For simplicity I’ll collapse these three axes onto one and ask: Is your experiment interactive or asynchronous? Asynchronous experiments tend to require heavier tooling, and you spend longer in the analysis and refinement steps, just because the human time costs of each iteration are high.

Breadth of Outputs

The final dimension that I want to consider is: Can your idea be evaluated with simple figure(s) of merit, or do you need to look at a broader (possibly unknown a priori) set of outputs?

For instance in my work on contracting tensor networks I had two figures of merit: accuracy and speed. I knew this upfront, and generally didn’t need to track anything else. In specific instances I would decide I needed additional outputs for e.g. debugging, but those tended to be limited and I usually knew which outputs mattered most before starting each experiment.

In other projects it is much less clear what the important outputs are. For instance in this work led by Evan Anders we used 2D and 3D hydrodynamics simulations to study the boundaries between unstable convection zones and stable radiative layers in stars. In the first year or so of that project we usually didn’t know what outputs we needed to look at, so Evan saved lots of different quantities and made lots of movies and plots from each simulation. After many iterations we eventually refined our question enough to ask: “How far past the boundary of the unstable layer do we see convective motion?” At that point Evan was able to conduct targeted experiments (Figure 4) sweeping through parameter space and just record a few numbers from each (Figure 7).

Another way of labeling this distinction is: How exploratory is your science? Are you trying to optimize a well-defined target, or are you still figuring out what the relevant concepts are? This can change over the course of a project! Some ideas begin very exploratory, requiring a breadth of output and lots of analysis and refinement between iterations. Other ideas begin very focused, but along the way you discover that you weren’t focused on the right thing, and need to broaden and explore. So this is very much a two-way street, but on each side of the street the tools and the work look different.

In general the more exploratory the science the more outputs you save and the more your experiments will change from iteration to iteration. That’s part of what makes exploratory science hard: you pivot quickly so you can’t afford lots of specialized tooling, and a lot of the analysis ends up being done in one-off scripts.

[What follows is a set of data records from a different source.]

@@ -239,6 +312,10 @@
     d = mfma16(ot_h, bop, d);
     d = mfma16(ot_l, bop, d);
     return d;
+}
+MC_DEV f4 odd_tile(const float* a16s, h8 ot_h, h8 ot_l, int lane, int nrows = 16) {
+    const int j = (lane & 15) < nrows ? (lane & 15) : nrows - 1;
+    return odd_tile_row(a16s, ot_h, ot_l, lane, j);
 }
 
 MC_DEV void stage_tiles(u4* lds, const unsigned* tab, int first_word, int ntiles, int tid, int nthreads) {
@@ -304,6 +381,93 @@
     inverse_b(b, K.g0_h, K.g0_l, K.g1_h, K.g1_l, y0, y1);
 }
 
+template <class TileFn>
+MC_DEV void inverse2_a(f4 yr0, f4 yi0, float e16_0, f4 yr1, f4 yi1, float e16_1, TileFn tile, const float (&tr)[4],
+                       const float (&ti)[4], float (&b0)[8], float (&b1)[8], int lane) {
+    float a0[8], a1[8];
+#pragma unroll
+    for (int r = 0; r < 4; ++r) {
+        a0[r] = yr0[r];
+        a0[4 + r] = yi0[r];
+        a1[r] = yr1[r];
+        a1[4 + r] = yi1[r];
+    }
+    h8 ah0, al0, ah1, al1;
+    split8(a0, ah0, al0);
+    split8(a1, ah1, al1);
+    f4 cr0 = {0.f, 0.f, 0.f, 0.f}, ci0 = {0.f, 0.f, 0.f, 0.f};
+    f4 cr1 = {0.f, 0.f, 0.f, 0.f}, ci1 = {0.f, 0.f, 0.f, 0.f};
+    {
+        const h8 br_h = tile(0);
+        cr0 = mfma16(ah0, br_h, cr0);
+        cr1 = mfma16(ah1, br_h, cr1);
+        cr0 = mfma16(al0, br_h, cr0);
+        cr1 = mfma16(al1, br_h, cr1);
+    }
+    {
+        const h8 br_l = tile(1);
+        cr0 = mfma16(ah0, br_l, cr0);
+        cr1 = mfma16(ah1, br_l, cr1);
+    }
+    {
+        const h8 bi_h = tile(2);
+        ci0 = mfma16(ah0, bi_h, ci0);
+        ci1 = mfma16(ah1, bi_h, ci1);
+        ci0 = mfma16(al0, bi_h, ci0);
+        ci1 = mfma16(al1, bi_h, ci1);
+    }
+    {
+        const h8 bi_l = tile(3);
+        ci0 = mfma16(ah0, bi_l, ci0);
+        ci1 = mfma16(ah1, bi_l, ci1);
+    }
+#pragma unroll
+    for (int r = 0; r < 4; ++r) {
+        b0[r] = fmaf(cr0[r], tr[r], ci0[r] * ti[r]);
+        b0[4 + r] = fmaf(ci0[r], tr[r], -cr0[r] * ti[r]);
+        b1[r] = fmaf(cr1[r], tr[r], ci1[r] * ti[r]);
+        b1[4 + r] = fmaf(ci1[r], tr[r], -cr1[r] * ti[r]);
+    }
+    if (lane < 16) {
+        b0[4] = e16_0;
+        b1[4] = e16_1;
+    }
+}
+template <class TileFn>
+MC_DEV void inverse2_b(const float (&b0)[8], const float (&b1)[8], TileFn tile, f4& y0_0, f4& y1_0, f4& y0_1, f4& y1_1) {
+    h8 bh0, bl0, bh1, bl1;
+    split8(b0, bh0, bl0);
+    split8(b1, bh1, bl1);
+    y0_0 = (f4){0.f, 0.f, 0.f, 0.f};
+    y1_0 = (f4){0.f, 0.f, 0.f, 0.f};
+    y0_1 = (f4){0.f, 0.f, 0.f, 0.f};
+    y1_1 = (f4){0.f, 0.f, 0.f, 0.f};
+    {
+        const h8 g0_h = tile(4);
+        y0_0 = mfma16(g0_h, bh0, y0_0);
+        y0_1 = mfma16(g0_h, bh1, y0_1);
+        y0_0 = mfma16(g0_h, bl0, y0_0);
+        y0_1 = mfma16(g0_h, bl1, y0_1);
+    }
+    {
+        const h8 g0_l = tile(5);
+        y0_0 = mfma16(g0_l, bh0, y0_0);
+        y0_1 = mfma16(g0_l, bh1, y0_1);
+    }
+    {
+        const h8 g1_h = tile(6);
+        y1_0 = mfma16(g1_h, bh0, y1_0);
+        y1_1 = mfma16(g1_h, bh1, y1_1);
+        y1_0 = mfma16(g1_h, bl0, y1_0);
+        y1_1 = mfma16(g1_h, bl1, y1_1);
+    }
+    {
+        const h8 g1_l = tile(7);
+        y1_0 = mfma16(g1_l, bh0, y1_0);
+        y1_1 = mfma16(g1_l, bh1, y1_1);
+    }
+}
+
 MC_DEV f4 inv_odd_tile(const float (&v)[8], h8 it_h, h8 it_l, int lane) {
     h8 h, l;
     split8(v, h, l);
diff --git a/setk_amd/csrc/pass2_mc.hip b/setk_amd/csrc/pass2_mc.hip
--- a/setk_amd/csrc/pass2_mc.hip
+++ b/setk_amd/csrc/pass2_mc.hip
@@ -16,7 +16,7 @@
     const size_t nw = p2mc_threads(pcm) / 64;
     const size_t wt = ((size_t)C * kBins * sizeof(cf) + 15) & ~(size_t)15;
     return wt + kP2McTiles * 1024 + 2048 + nw * kP2McGroup * 8 * mc::kOddPitch * sizeof(float) +
-           nw * 16 * sizeof(float) + 64 + (pcm ? nw * C * 64 * sizeof(uint2) : 0);
+           nw * kP2McGroup * 16 * sizeof(float) + 64 + (pcm ? nw * C * 64 * sizeof(uint2) : 0);
 }
 
 SETK_DEV float row8_sum(float x) {
@@ -64,7 +64,7 @@
     float* a16s = reinterpret_cast<float*>(p);
     p += (size_t)NW * kP2McGroup * 8 * mc::kOddPitch * sizeof(float);
     float* yodd_s = reinterpret_cast<float*>(p);
-    p += NW * 16 * sizeof(float);
+    p += NW * kP2McGroup * 16 * sizeof(float);
     float* red = reinterpret_cast<float*>(p);
     p += 64;
     uint2* carry_s = reinterpret_cast<uint2*>(p);
@@ -112,12 +112,9 @@
                            a.mc_syn[(4 * hf + 2) * 64 + l] * out_sc, a.mc_syn[(4 * hf + 3) * 64 + l] * out_sc};
     }
     struct { float tr[4], ti[4]; } K;
-    float* yoddw = yodd_s + wave * 16;
+    float* yoddw = yodd_s + wave * kP2McGroup * 16;
     const int lane_bin = mc::bin_of(c16, g, 0);
     const cf* wl = wtab + lane_bin;
-    const int jo = c16 < C ? c16 : 0;
-    const cf* wo = wtab + jo * F + 16 + 64 * g;
-    const bool odd_on = c16 < C;
     const int lane_n = 64 * g + c16;
     float omax = 0.f;
     __syncthreads();
@@ -135,64 +132,51 @@
         else return gptr(ud.audio) + (size_t)c * n_samp;
     };
     uint2* carry_l = carry_s + (size_t)wave * C * 64 + lane;
-    auto load_full = [&](float (&v)[8], int t, int c, auto edge) __attribute__((always_inline)) {
+    auto load_pair = [&](float (&v)[12], int (&nr)[4], int t0, int c, auto edge) __attribute__((always_inline)) {
+        const auto x = chan(c);
+        const int o = 64 * g + c16;
+        const int s0 = min(t0, T - 1) * hop - a.g.pad, s1 = min(t0 + 1, T - 1) * hop - a.g.pad + 256;
         if constexpr (PCM) {
             const uint2 pk = carry_l[64 * c];
             v[0] = (float)(short)(pk.x & 0xffff);
             v[1] = (float)((int)pk.x >> 16);
             v[2] = (float)(short)(pk.y & 0xffff);
             v[3] = (float)((int)pk.y >> 16);
-            const auto x = chan(c);
-            const int s0 = min(t, T - 1) * hop - a.g.pad + 256, o = 64 * g + c16;
             if (!decltype(edge)::value) {
 #pragma unroll
-                for (int e = 0; e < 4; ++e) v[4 + e] = x[s0 + o + 16 * e];
+                for (int e = 0; e < 4; ++e) {
+                    v[4 + e] = x[s0 + o + 256 + 16 * e];
+                    nr[e] = x[s1 + o + 16 * e];
+                }
             } else {
 #pragma unroll
-                for (int e = 0; e < 4; ++e) v[4 + e] = x[reflect_index(s0 + o + 16 * e, n_samp)];
+                for (int e = 0; e < 4; ++e) {
+                    v[4 + e] = x[reflect_index(s0 + o + 256 + 16 * e, n_samp)];
+                    nr[e] = x[reflect_index(s1 + o + 16 * e, n_samp)];
+                }
             }
         } else {
-            const auto x = chan(c);
-            const int s0 = min(t, T - 1) * hop - a.g.pad, o = 64 * g + c16;
             if (!decltype(edge)::value) {
 #pragma unroll
                 for (int e = 0; e < 4; ++e) {
                     v[e] = __builtin_nontemporal_load(&x[s0 + o + 16 * e]);
                     v[4 + e] = __builtin_nontemporal_load(&x[s0 + o + 256 + 16 * e]);
                 }
+#pragma unroll
+                for (int e = 0; e < 4; ++e) v[8 + e] = x[s1 + o + 16 * e];
             } else {
 #pragma unroll
                 for (int e = 0; e < 4; ++e) {
                     v[e] = x[reflect_index(s0 + o + 16 * e, n_samp)];
                     v[4 + e] = x[reflect_index(s0 + o + 256 + 16 * e, n_samp)];
-                }
-            }
-        }
-    };
-    auto load_half_raw = [&](int (&r)[4], int t, int c, auto edge) __attribute__((always_inline)) {
-        const auto x = chan(c);
-        const int s0 = min(t, T - 1) * hop - a.g.pad + 256, o = 64 * g + c16;
-        if (!decltype(edge)::value) {
-#pragma unroll
-            for (int e = 0; e < 4; ++e) r[e] = x[s0 + o + 16 * e];
-        } else {
-#pragma unroll
-            for (int e = 0; e < 4; ++e) r[e] = x[reflect_index(s0 + o + 16 * e, n_samp)];
-        }
-    };
-    auto load_half = [&](float (&v)[8], int t, int c, auto edge) __attribute__((always_inline)) {
-        const auto x = chan(c);
-        const int s0 = min(t, T - 1) * hop - a.g.pad + 256, o = 64 * g + c16;
-        if (!decltype(edge)::value) {
-#pragma unroll
-            for (int e = 0; e < 4; ++e) v[4 + e] = x[s0 + o + 16 * e];
-        } else {
-#pragma unroll
-            for (int e = 0; e < 4; ++e) v[4 + e] = x[reflect_index(s0 + o + 16 * e, n_samp)];
+                    v[8 + e] = x[reflect_index(s1 + o + 16 * e, n_samp)];
+                }
+            }
         }
     };
     mc::f4 yr[R], yi[R];
-    float nxt[8];
+    static_assert(R == 2, "the paired transform and the LDS carry are written for groups of two frames");
+    float nxt[12];
     int nraw[4];
     auto group = [&](int t0, auto edge) __attribute__((always_inline)) {
 #pragma unroll
@@ -202,56 +186,46 @@
         }
 #pragma unroll 1
         for (int c = 0; c < C; ++c) {
+            float x0[8], x1[8];
+#pragma unroll
+            for (int e = 0; e < 4; ++e) {
+                x0[e] = nxt[e];
+                x0[4 + e] = nxt[4 + e];
+                x1[e] = nxt[4 + e];
+                if constexpr (PCM) x1[4 + e] = (float)nraw[e];
+                else x1[4 + e] = nxt[8 + e];
+            }
+            if constexpr (PCM) {
+                carry_l[64 * c] = make_uint2(__builtin_amdgcn_perm((unsigned)nraw[1], (unsigned)nraw[0], 0x05040100u),
+                                             __builtin_amdgcn_perm((unsigned)nraw[3], (unsigned)nraw[2], 0x05040100u));
+            }
+            if (c + 1 < C) load_pair(nxt, nraw, t0, c + 1, edge);
+            mc::f4 zr0, zi0, a16_0, zr1, zi1, a16_1;
+            {
+                asm volatile("" ::: "memory");
+                const mc::f4 w0 = __builtin_bit_cast(mc::f4, tiles[20 * 64 + lane]);
+                const mc::f4 w1 = __builtin_bit_cast(mc::f4, tiles[21 * 64 + lane]);
+                const float win[8] = {w0[0], w0[1], w0[2], w0[3], w1[0], w1[1], w1[2], w1[3]};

By contrast, the more focused and well-defined science tends to support more specialized tools for running experiments and analyzing results, because the underlying questions don’t change much from iteration to iteration. This allows more focused projects to really pin down figures of merit, to carefully characterize cause and effect, and to produce reliable models/outputs/artifacts that later work can build on.

Takeaway

Computational experiments differ on two key axes:

Interactive vs Asynchronous
Exploratory vs Focused

All four possible combinations require different workflows. In general:

Interactive experiments need to be fast and local, and tend to be light on tooling.
Asynchronous experiments tend to be slower, are often performed on remote machines, and rely on heavier tooling for analysis and data reduction.
Exploratory experiments tend to change rapidly from iteration to iteration. These also benefit from saving lots of output, because you don’t know what you’ll need until after the experiment is done.
Focused experiments tend to be relatively static between iterations. This lets them lean on more specialized tools/analysis pipelines, and perform more precision science.

There are exceptions to all of these claims, but I think these are useful classifications because e.g. lessons and tooling from one focused, asynchronous experiment can readily apply to other focused, asynchronous experiments. And likewise for the other classes.

(Thanks to Evan Anders for helpful comments.)